L’album se présente comme une fable philosophique parodique du XVIIIe siècle.Le Comte de l’histoire, comme Voltaire auquel il fait penser, passe son temps à écrire un pamphlet contre l’esclavage et à réclamer une plus grande liberté de pensée tout en vivant du commerce négrier qu’il est le tout premier à pratiquer. Sa femme, la Comtesse, libertine et nymphomane, a des prétentions littéraires, elle aussi:
«Si j’avais quelque espoir que mes écrits soient un jour publiés, je concentrerais toute mon intelligence dans une science aussi positivement circonscrite : le cul des jeunes femmes. J’aurais mon petit succès. …Mais tant de femmes causent et tiennent salon de nos jours que je garderai mes cahiers pour ma chienne Fragonarde, à qui je les lis à haute voix en espérant qu’elle n’y comprenne rien. J’écrirai donc comme tout le monde, sur l’esclavage, sur Dieu, sur l’âme et l’humaine condition.»

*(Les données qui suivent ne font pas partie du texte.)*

template <int FIRST, int N, int D0, bool EULER>
TM_DEV void tmw_rows_factor(WCtx &c, const WLayout &K, tmw_f2 (*r)[TMW_NL], TmwSchur *S, int rhs) {
  float *L = c.L; TMW_LANE_DECL
  const int adr0 = K.l_LD + tmw_chain_madr(FIRST);
  constexpr int Q0 = D0 > 0 ? tmw_chain_rows_before(FIRST) : 0;
  float rs[2][TMW_NL], rk[2][TMW_NL], inv[2];
  TMW_REG(float, dv);
  TMW_REG(float, yv);
  TMW_FOR { yv[TMW_LI] = 0.f; rk[(N - 1) & 1][TMW_LI] = TMW_ROW(r, N - 1); }
  inv[(N - 1) & 1] = tmw_rcp(tmw_readlane(rk[(N - 1) & 1], D0 + N - 1));
  TMW_FOR { rs[(N - 1) & 1][TMW_LI] = rk[(N - 1) & 1][TMW_LI] * inv[(N - 1) & 1]; }
#pragma unroll
  for (int k = N - 1; k >= 0; k--) {
    const int dk = D0 + k, off = k * D0 + k * (k - 1) / 2 + k, b = k & 1;
    if (k > 0) {
      tmw_rank1_rows(r, k, D0, rs[b], rk[b], [&]() {
        TMW_FOR { rk[b ^ 1][TMW_LI] = TMW_ROW(r, k - 1); }
        inv[b ^ 1] = tmw_rcp(tmw_readlane(rk[b ^ 1], dk - 1));
        TMW_FOR { rs[b ^ 1][TMW_LI] = rk[b ^ 1][TMW_LI] * inv[b ^ 1]; TMW_PIN(rs[b ^ 1][TMW_LI]); }
      });
    }
    float yk = 0.f;
    if (EULER) { yk = tmw_readlane(rk[b], TMW_RL); TMW_FOR { yv[TMW_LI] = TMW_MASK(TMW_M_EQ(k)) ? yk : yv[TMW_LI]; } }
    if (D0 > 0) {
      const int slot = (Q0 + (N - 1 - k)) & 3;
      TMW_FOR {
        float a = D0 < 16 ? (TMW_MASK(TMW_M_LT(D0)) ? rs[b][TMW_LI] : 0.f) : rs[b][TMW_LI];
        S->qa[slot][TMW_LI] = a;
        S->qb[slot][TMW_LI] = D0 < 16 ? (TMW_MASK(TMW_M_LT(D0)) ? rk[b][TMW_LI] : 0.f) : rk[b][TMW_LI];
      }
      if (EULER) { TMW_FOR { S->yt[TMW_LI] += S->qa[slot][TMW_LI] * yk; } }
      if (slot == 3) tmw_schur_flush(*S);
    }
    TMW_FOR {
      if (dk > 0 && TMW_MASK(TMW_M_LT(dk))) L[adr0 - lane + (off + dk)] = rs[b][TMW_LI];
      dv[TMW_LI] = TMW_MASK(TMW_M_EQ(dk)) ? inv[b] : dv[TMW_LI];
    }
  }
  TMW_FOR {
    if (TMW_MASK(TMW_M_RANGE(D0, D0 + N))) L[K.l_Dinv + FIRST - D0 + lane] = dv[TMW_LI];
    if (EULER && TMW_MASK(TMW_M_LT(N))) L[rhs + FIRST + lane] = yv[TMW_LI];
  }
}
template <int FIRST, int N, int D0, bool EULER>
TM_DEV void tmw_chain_factor(WCtx &c, const WLayout &K, TmwSchur *S, float hdamp, int rhs) {
  tmw_f2 r[(N + 1) / 2][TMW_NL];
  tmw_rows_load<FIRST, N, D0, EULER>(c, K, r, hdamp, rhs);
  tmw_rows_factor<FIRST, N, D0, EULER>(c, K, r, S, rhs);
}
template <bool EULER>
TM_DEV void tmw_factor_chains(WCtx &c, const WLayout &K, float hdamp, int rhs) {
  TmwSchur S;
  {
    tmw_f2 tr[(TMW_RODENT_TRUNK + 1) / 2][TMW_NL];
    tmw_rows_load<0, TMW_RODENT_TRUNK, 0, EULER, false>(c, K, tr, hdamp, rhs);
    tmw_schur_init<EULER>(c, K, S, tr, rhs);
  }
#define TMW_X(first, n, d0) tmw_chain_factor<first, n, d0, EULER>(c, K, &S, hdamp, rhs);
  TMW_RODENT_LEAF_CHAINS(TMW_X)
#undef TMW_X
  tmw_schur_flush(S);
  tmw_acc_t t[TMW_RODENT_TRUNK][TMW_NL];
  tmw_schur_apply<EULER>(c, S, t);
#if defined(TMW_TRUNK_ELIM_F32) && !defined(TMW_TRUNK_F32)
  { float tf[TMW_RODENT_TRUNK][TMW_NL];
    TMW_FOR { for (int i = 0; i < TMW_RODENT_TRUNK; i++) tf[i][TMW_LI] = (float)t[i][TMW_LI]; }
    tmw_trunk_factor<EULER, float>(c, K, tf, rhs); }
#else
  tmw_trunk_factor<EULER, tmw_acc_t>(c, K, t, rhs);
#endif
  TMW_SYNC();
}
TM_DEV void tmw_rows_accum(tmw_f2 &acc, const tmw_f2 (*S)[TMW_NL], const int CNT, const int BASE, const float *l, int li) {
#pragma unroll
  for (int p = 0; 2 * p < CNT; p++) {
    float alo = tmw_readlane(l, BASE + 2 * p), ahi = 2 * p + 1 < CNT ? tmw_readlane(l, BASE + 2 * p + 1) : 0.f;
    acc = tmw_fnma2(alo, ahi, S[p][li].x, S[p][li].y, acc);
  }
}
template <int FIRST, int N, int D0>
TM_DEV void tmw_chain_trunk_products(WCtx &c, const WLayout &K, const float (*Bp)[TMW_NL], const tmw_f2 (*tn)[TMW_NL], float (*P)[TMW_NL]) {
  float *L = c.L; TMW_LANE_DECL
  const int adr0 = K.l_LD + tmw_chain_madr(FIRST);
#ifdef TM_HOST_EMU
  (void)Bp;
  for (int k = 0; k < N; k++)
    TMW_FOR {
      float s = 0.f;
      if (lane < D0) for (int j = 0; j < D0; j++) s += L[adr0 + k * D0 + k * (k - 1) / 2 + k + (D0 + k) - j] * ((j & 1) ? tn[j >> 1][lane].y : tn[j >> 1][lane].x);
      P[k][TMW_LI] = s;
    }
#else
  (void)tn;
  typedef float __attribute__((ext_vector_type(4))) f4;
#pragma unroll
  for (int k0 = 0; k0 < N; k0 += 16) {
    const int kq = k0 + (lane & 15), kk = lane >> 4;
    const bool rowok = kq < N;
    const int kc = rowok ? kq : N - 1;
    const int base = adr0 + kc * D0 + kc * (kc - 1) / 2 + kc + (D0 + kc) - kk;
    f4 acc = {0.f, 0.f, 0.f, 0.f};
#pragma unroll
    for (int m = 0; 4 * m < D0; m++) {
      float a = L[base - 4 * m];
      a = (rowok && 4 * m + kk < D0) ? a : 0.f;
      acc = __builtin_amdgcn_mfma_f32_16x16x4f32(a, Bp[m][0], acc, 0, 0, 0);
    }
#pragma unroll
    for (int i = 0; i < 16; i++) {
      if (k0 + i >= N) break;
      float x = acc[i & 3];
      if ((i >> 2) == 1) x = tm_i2f(__builtin_amdgcn_permlane16_swap(tm_f2i(x), 0, false, false)[1]);
      else if ((i >> 2) >= 2) {
        x = tm_i2f(__builtin_amdgcn_permlane32_swap(tm_f2i(x), 0, false, false)[1]);
        if ((i >> 2) == 3) x = tm_i2f(__builtin_amdgcn_permlane16_swap(tm_f2i(x), 0, false, false)[1]);
      }
      P[k0 + i][0] = TMW_MASK(TMW_M_LT(D0)) ? x : 0.f;
    }
  }
#endif
}
template <int FIRST, int N, int D0>
TM_DEV void tmw_rows_invert(WCtx &c, const WLayout &K, tmw_f2 (*n)[TMW_NL], tmw_f2 (*tn)[TMW_NL], const float (*Bp)[TMW_NL]) {
  float *L = c.L; TMW_LANE_DECL
  const int adr0 = K.l_LD + tmw_chain_madr(FIRST);
  float l[N][TMW_NL], P[D0 > 0 ? N : 1][TMW_NL];
  tmw_f2 acc[TMW_NL];
  TMW_FOR {
#pragma unroll
    for (int k = 0; k < N; k++) {
      const int dk = D0 + k, off = k * D0 + k * (k - 1) / 2 + k;
      float v = L[adr0 - lane + (off + dk)];
      l[k][TMW_LI] = TMW_MASK(TMW_M_LT(dk)) ? v : 0.f;
    }
#pragma unroll
    for (int p = 0; p < (N + 1) / 2; p++) { n[p][TMW_LI].x = 0.f; n[p][TMW_LI].y = 0.f; }
  }
  if (D0 > 0) tmw_chain_trunk_products<FIRST, N, D0>(c, K, Bp, tn, P);
#pragma unroll
  for (int k = 0; k < N; k++) {
    const int dk = D0 + k, off = k * D0 + k * (k - 1) / 2 + k;
    TMW_FOR { acc[TMW_LI].x = (TMW_MASK(TMW_M_EQ(dk)) ? 1.f : 0.f) - (D0 > 0 ? P[D0 > 0 ? k : 0][TMW_LI] : 0.f); acc[TMW_LI].y = 0.f; }
    if (k > 0) { TMW_FOR { tmw_rows_accum(acc[TMW_LI], n, k, D0, l[k], TMW_LI); } }
    TMW_FOR {
      float v = acc[TMW_LI].x + acc[TMW_LI].y;
      TMW_SET_ROW(n, k, v);
      if (TMW_MASK(TMW_M_LT(dk + 1))) L[adr0 - lane + (off + dk)] = v;
    }
  }
}
template <int FIRST, int N, int D0>
TM_DEV void tmw_chain_invert(WCtx &c, const WLayout &K, tmw_f2 (*tn)[TMW_NL], const float (*Bp)[TMW_NL]) {
  tmw_f2 n[(N + 1) / 2][TMW_NL];
  tmw_rows_invert<FIRST, N, D0>(c, K, n, tn, Bp);
}
TM_DEV void tmw_invert_chains(WCtx &c, const WLayout &K) {
  tmw_f2 tn[(TMW_RODENT_TRUNK + 1) / 2][TMW_NL];
  float Bp[(TMW_RODENT_TRUNK + 3) / 4][TMW_NL];
  tmw_rows_invert<0, TMW_RODENT_TRUNK, 0>(c, K, tn, tn, Bp);
#ifndef TM_HOST_EMU
#define TMW_TN(i) ((i) < TMW_RODENT_TRUNK ? (((i) & 1) ? tn[(i) >> 1][0].y : tn[(i) >> 1][0].x) : 0.f)
#pragma unroll
  for (int m = 0; m < (TMW_RODENT_TRUNK + 3) / 4; m++) Bp[m][0] = tmw_pack4(TMW_TN(4 * m), TMW_TN(4 * m + 1), TMW_TN(4 * m + 2), TMW_TN(4 * m + 3));
#undef TMW_TN
#endif
#define TMW_X(first, n, d0) tmw_chain_invert<first, n, d0>(c, K, tn, Bp);
  TMW_RODENT_LEAF_CHAINS(TMW_X)
#undef TMW_X
  TMW_SYNC();
}
template <int FIRST, int N, int D0>
TM_DEV void tmw_rows_subst(WCtx &c, const WLayout &K, const float *xt, float *z, int x) {
  float *L = c.L; TMW_LANE_DECL
  constexpr int QMAX = D0 + N - 1;
  TMW_REG(float, bv);
  TMW_FOR {
    int k = lane < N ? lane : N - 1;
    int base = K.l_LD + tmw_chain_madr(FIRST) + k * D0 + k * (k - 1) / 2 + k + D0 + k - QMAX;
    bv[TMW_LI] = tm_i2f(base);
    z[TMW_LI] = L[x + FIRST + k] * L[K.l_Dinv + FIRST + k];
  }
#pragma unroll
  for (int q = 0; q < D0; q++) {
    float xq = tmw_readlane(xt, q);
    TMW_FOR { z[TMW_LI] -= L[tm_f2i(bv[TMW_LI]) + (QMAX - q)] * xq; }
  }
#pragma unroll
  for (int q = D0; q < QMAX; q++) {
    float xq = tmw_readlane(z, q - D0);
    TMW_FOR { float v = L[tm_f2i(bv[TMW_LI]) + (QMAX - q)]; z[TMW_LI] = TMW_MASK(TMW_M_RANGE(q - D0 + 1, N)) ? z[TMW_LI] - v * xq : z[TMW_LI]; }
  }
  TMW_FOR { if (TMW_MASK(TMW_M_LT(N))) L[x + FIRST + lane] = z[TMW_LI]; }
}
TM_DEV void tmw_subst_chains(WCtx &c, const WLayout &K, int x) {
  TMW_LANE_DECL
  TMW_REG(float, xt); TMW_REG(float, z);
  TMW_FOR { xt[TMW_LI] = 0.f; }
  tmw_rows_subst<0, TMW_RODENT_TRUNK, 0>(c, K, xt, xt, x);
#define TMW_X(first, n, d0) tmw_rows_subst<first, n, d0>(c, K, xt, z, x);
  TMW_RODENT_LEAF_CHAINS(TMW_X)
#undef TMW_X
  TMW_SYNC();
}
template <int FIRST, int N, int D0>
TM_DEV void tmw_rows_colacc(WCtx &c, const WLayout &K, int A, const float *xv, float *acc) {
  float *L = c.L; TMW_LANE_DECL
  const int adr0 = A + tmw_chain_madr(FIRST);
#pragma unroll
  for (int k = N - 1; k >= 1 - (D0 > 0); k--) {
    const int dk = D0 + k, off = k * D0 + k * (k - 1) / 2 + k;
    float xk = tmw_readlane(xv, dk);
    TMW_FOR { float v = L[adr0 - lane + (off + dk)]; acc[TMW_LI] += (TMW_MASK(TMW_M_LT(dk)) ? v : 0.f) * xk; }
  }
}
template <bool SOLVE>
TM_DEV void tmw_colpart_chains(WCtx &c, const WLayout &K, int A, int x, int out) {
  float *L = c.L; TMW_LANE_DECL
  float xv[TMW_RODENT_NCHAIN + 1][TMW_NL], acc[TMW_RODENT_NCHAIN + 1][TMW_NL];
  { int ci = 0;
#define TMW_X(first, n, d0) TMW_FOR { bool mine = TMW_MASK(TMW_M_RANGE(d0, d0 + n)); xv[ci][TMW_LI] = mine ? L[x + (mine ? first - d0 + lane : 0)] : 0.f; acc[ci][TMW_LI] = 0.f; } ci++;
  TMW_RODENT_LEAF_CHAINS(TMW_X)
  TMW_X(0, TMW_RODENT_TRUNK, 0)
#undef TMW_X
  }
  { int ci = 0;
#define TMW_X(first, n, d0) tmw_rows_colacc<first, n, d0>(c, K, A, xv[ci], acc[ci]); TMW_FOR { acc[TMW_RODENT_NCHAIN][TMW_LI] += TMW_MASK(TMW_M_LT(d0)) ? acc[ci][TMW_LI] : 0.f; } ci++;
  TMW_RODENT_LEAF_CHAINS(TMW_X)
#undef TMW_X
  tmw_rows_colacc<0, TMW_RODENT_TRUNK, 0>(c, K, A, xv[ci], acc[ci]); }
  { int ci = 0;
#define TMW_STORE(first, n, d0) TMW_FOR { if (TMW_MASK(TMW_M_RANGE(d0, d0 + n))) { float v = acc[ci][TMW_LI]; if (SOLVE) v = (xv[ci][TMW_LI] + v) * L[K.l_Dinv + first - d0 + lane]; L[out + first - d0 + lane] = v; } } ci++;
  TMW_RODENT_LEAF_CHAINS(TMW_STORE)
  TMW_STORE(0, TMW_RODENT_TRUNK, 0)
#undef TMW_STORE
  }
  TMW_SYNC();
}
TM_DEV float tmw_row_dot(const float *L, const WLayout &K, int A, int x, int i, bool diag) {
  int w0 = tm_f2i(L[K.l_tdof + 2 * i]), w1 = tm_f2i(L[K.l_tdof + 2 * i + 1]);
  int d = TMW_DEPTH(w0), adr = TMW_ADR(w0), r = i - (w1 & 0xff), jp1 = (w1 >> 8) & 0xff;
  const float *Ap = L + A + adr, *xp = L + x;
  float acc = diag ? Ap[0] * xp[i] : 0.f;
#pragma unroll 4
  for (int q = 1; q <= r; q++) acc += Ap[q] * xp[i - q];
  const float *Aq = Ap + r + 1;
#pragma unroll 4
  for (int t = 0; t < d - r; t++) acc += Aq[t] * xp[jp1 - 1 - t];
  return acc;
}
TM_DEV float tmw_col_dot(const float *L, const WLayout &K, int A, int x, int i) {
  int w0 = tm_f2i(L[K.l_tdof + 2 * i]), nd = (tm_f2i(L[K.l_tdof + 2 * i + 1]) >> 16) & 0xff, d = TMW_DEPTH(w0);
  const float *Ap = L + A - d, *xp = L + x + i + 1;
  const float *tw = L + K.l_tdof + 2 * (i + 1);
  float acc = 0.f;
#pragma unroll 4
  for (int t = 0; t < nd; t++) acc += Ap[TMW_MEND(tm_f2i(tw[2 * t]))] * xp[t];
  return acc;
}
#ifdef TM_HOST_EMU
TM_DEV int tmw_opaque_s(int x) { return x; }
#else
TM_DEV int tmw_opaque_s(int x) { asm volatile("" : "+s"(x)); return x; }
#endif
template <int MAXR0, int MAXR1, int MAXT>
TM_DEV void tmw_row_runs2(const float *L, const WLayout &K, int A, int x, int lane, bool diag, float &z0, float &z1, int tp0, int tp1) {
  const int i0 = lane, i1 = lane + 64 < K.nv ? lane + 64 : 64;
  int d0, r0, j0, d1, r1, j1, adr0, adr1;
  if (K.lean) {
    d0 = TMW_TP_DEPTH(tp0); r0 = TMW_TP_RUN(tp0); j0 = d0 - r0; adr0 = TMW_TP_MEND(tp0) - d0;
    d1 = TMW_TP_DEPTH(tp1); r1 = TMW_TP_RUN(tp1); j1 = d1 - r1; adr1 = TMW_TP_MEND(tp1) - d1;
  } else {
    int w00 = tm_f2i(L[K.l_tdof + 2 * i0]), w01 = tm_f2i(L[K.l_tdof + 2 * i0 + 1]);
    int w10 = tm_f2i(L[K.l_tdof + 2 * i1]), w11 = tm_f2i(L[K.l_tdof + 2 * i1 + 1]);
    d0 = TMW_DEPTH(w00); r0 = i0 - (w01 & 0xff); j0 = (w01 >> 8) & 0xff; adr0 = TMW_ADR(w00);
    d1 = TMW_DEPTH(w10); r1 = i1 - (w11 & 0xff); j1 = (w11 >> 8) & 0xff; adr1 = TMW_ADR(w10);
  }
  const float *A0 = L + A + adr0, *x0 = L + x + i0, *A1 = L + A + adr1, *x1 = L + x + i1;
  float a0 = diag ? A0[0] * x0[0] : 0.f, a1 = diag ? A1[0] * x1[0] : 0.f;
  const int maxr0 = tmw_opaque_s(MAXR0), maxr1 = tmw_opaque_s(MAXR1), maxt = tmw_opaque_s(MAXT);
#pragma unroll 4
  for (int q = 1; q <= maxr1; q++) {
    float u0 = A0[q], v0 = x0[-q], u1 = A1[q], v1 = x1[-q];
    a0 = fmaf(q <= r0 ? u0 : 0.f, v0, a0); a1 = fmaf(q <= r1 ? u1 : 0.f, v1, a1);
  }
#pragma unroll 8
  for (int q = maxr1 + 1; q <= maxr0; q++) { float u0 = A0[q], v0 = x0[-q]; a0 = fmaf(q <= r0 ? u0 : 0.f, v0, a0); }
  const float *B0 = A0 + r0 + 1, *y0 = L + x + j0 - 1, *B1 = A1 + r1 + 1, *y1 = L + x + j1 - 1;
  const int n0 = d0 - r0, n1 = d1 - r1;
#pragma unroll 4
  for (int t = 0; t < maxt; t++) {
    float u0 = B0[t], v0 = y0[-t], u1 = B1[t], v1 = y1[-t];
    a0 = fmaf(t < n0 ? u0 : 0.f, v0, a0); a1 = fmaf(t < n1 ? u1 : 0.f, v1, a1);
  }
  z0 = a0; z1 = a1;
}
TM_DEV void tmw_rowpart_chains(WCtx &c, const WLayout &K, int A, int x, bool diag, float *z0, float *z1) {
  float *L = c.L; TMW_LANE_DECL
  TMW_FOR { tmw_row_runs2<tmw_chain_maxrun(0, 64), tmw_chain_maxrun(64, 73), TMW_RODENT_TRUNK>(L, K, A, x, lane, diag, z0[TMW_LI], z1[TMW_LI], tmw_opaque_v(c.tp0[TMW_LI]), tmw_opaque_v(c.tp1[TMW_LI])); }
}
TM_DEV void tmw_solve(WCtx &c, const WLayout &K, int x, int tmp) {
  float *L = c.L; TMW_LANE_DECL
  TMW_REG(float, z0); TMW_REG(float, z1);
  if (K.chains) {
    TMW_TICK2(15);
    tmw_colpart_chains<true>(c, K, K.l_LD, x, x);
    TMW_TICK2(26);
    tmw_rowpart_chains(c, K, K.l_LD, x, false, z0, z1);
    TMW_FOR { z0[TMW_LI] += L[x + lane]; if (lane + 64 < K.nv) z1[TMW_LI] += L[x + lane + 64]; }
    TMW_SYNC();
    TMW_FOR { L[x + lane] = z0[TMW_LI]; if (lane + 64 < K.nv) L[x + lane + 64] = z1[TMW_LI]; }
    TMW_SYNC();
    return;
  }
  TMW_FOR {
    for (int slot = 0; slot < 2; slot++) {
      int i = lane + 64 * slot;
      if (i >= K.nv) continue;
      (slot ? z1 : z0)[TMW_LI] = (L[x + i] + tmw_col_dot(L, K, K.l_LD, x, i)) * L[K.l_Dinv + i];
    }
  }
  TMW_SYNC();
  TMW_FOR {
    for (int slot = 0; slot < 2; slot++) { int i = lane + 64 * slot; if (i < K.nv) L[x + i] = (slot ? z1 : z0)[TMW_LI]; }
  }
  TMW_SYNC();
  TMW_FOR {
    for (int slot = 0; slot < 2; slot++) {
      int i = lane + 64 * slot;
      if (i >= K.nv) continue;
      (slot ? z1 : z0)[TMW_LI] = L[x + i] + tmw_row_dot(L, K, K.l_LD, x, i, false);
    }
  }
  TMW_SYNC();
  TMW_FOR {
    for (int slot = 0; slot < 2; slot++) { int i = lane + 64 * slot; if (i < K.nv) L[x + i] = (slot ? z1 : z0)[TMW_LI]; }
  }
  TMW_SYNC();
}
TM_DEV void tmw_mul_m(WCtx &c, const WLayout &K, int x, int y) {
  float *L = c.L; TMW_LANE_DECL
  if (K.chains) {
    TMW_REG(float, z0); TMW_REG(float, z1);
    TMW_TICK2(15);
    tmw_rowpart_chains(c, K, K.l_M, x, true, z0, z1);
    TMW_SCHED_FENCE();
    tmw_colpart_chains<false>(c, K, K.l_M, x, y);
    TMW_FOR { L[y + lane] += z0[TMW_LI]; if (lane + 64 < K.nv) L[y + lane + 64] += z1[TMW_LI]; }
    TMW_SYNC();
    TMW_TICK2(24);
  } else {
    TMW_FOR {
      for (int i = lane; i < K.nv; i += 64) L[y + i] = tmw_row_dot(L, K, K.l_M, x, i, true) + tmw_col_dot(L, K, K.l_M, x, i);
    }
    TMW_SYNC();
  }
}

On sent comme un vent de folie iconoclaste secouer les personnages. Ils sont excessifs, caricaturaux, monstrueux et illogiques dans leur comportement. Un rire sardonique court d’un bout à l’autre du récit.
«J'aime bien traiter de sujet sérieux sans me prendre au sérieux. Retrouver l'esprit que j'avais en fac. Quand on étudiait Rousseau ou Hobbes, je dessinais des conneries dans mon cahier. La motivation de faire marrer ses copains, c'est pas si mal. Moi, ça me suffit pour me lever le matin »
«Chaque case est une référence aux peintures du XVIIIe qu'on trouve sur les boîtes de chocolat ou au fond des assiettes à soupe de nos grands-mères, avec les dames qui font de la balançoire.
D'ailleurs, c'est marrant. La peinture du XVIIIe est toujours dévaluée parce que c'est une peinture de plaisir. Ce sont des nanas avec des petits chiens. On ne la met jamais aussi haut que la peinture d'église. Mais moi, je me suis toujours senti très bien chez Bouchez, Fragonard, ou Watteau »
«Je suis un auteur de comédie. J'y peux rien. Et finalement, quand les gens rigolent, je suis content.»
J’ai beaucoup aimé ce premier album dont les dessins si lestes et caricaturaux m’ont enchantée, ainsi que les couleurs pleines de bonne humeur. Le début était plus grave, en contraste avec le reste. Je suppose que la suite parlera davantage de cet enfant noir que l’on voit sur la couverture, le seul à s’être sauvé en se cachant pendant la double traversée de l’océan. Découvert par la police à peine débarqué, que va-t-il devenir?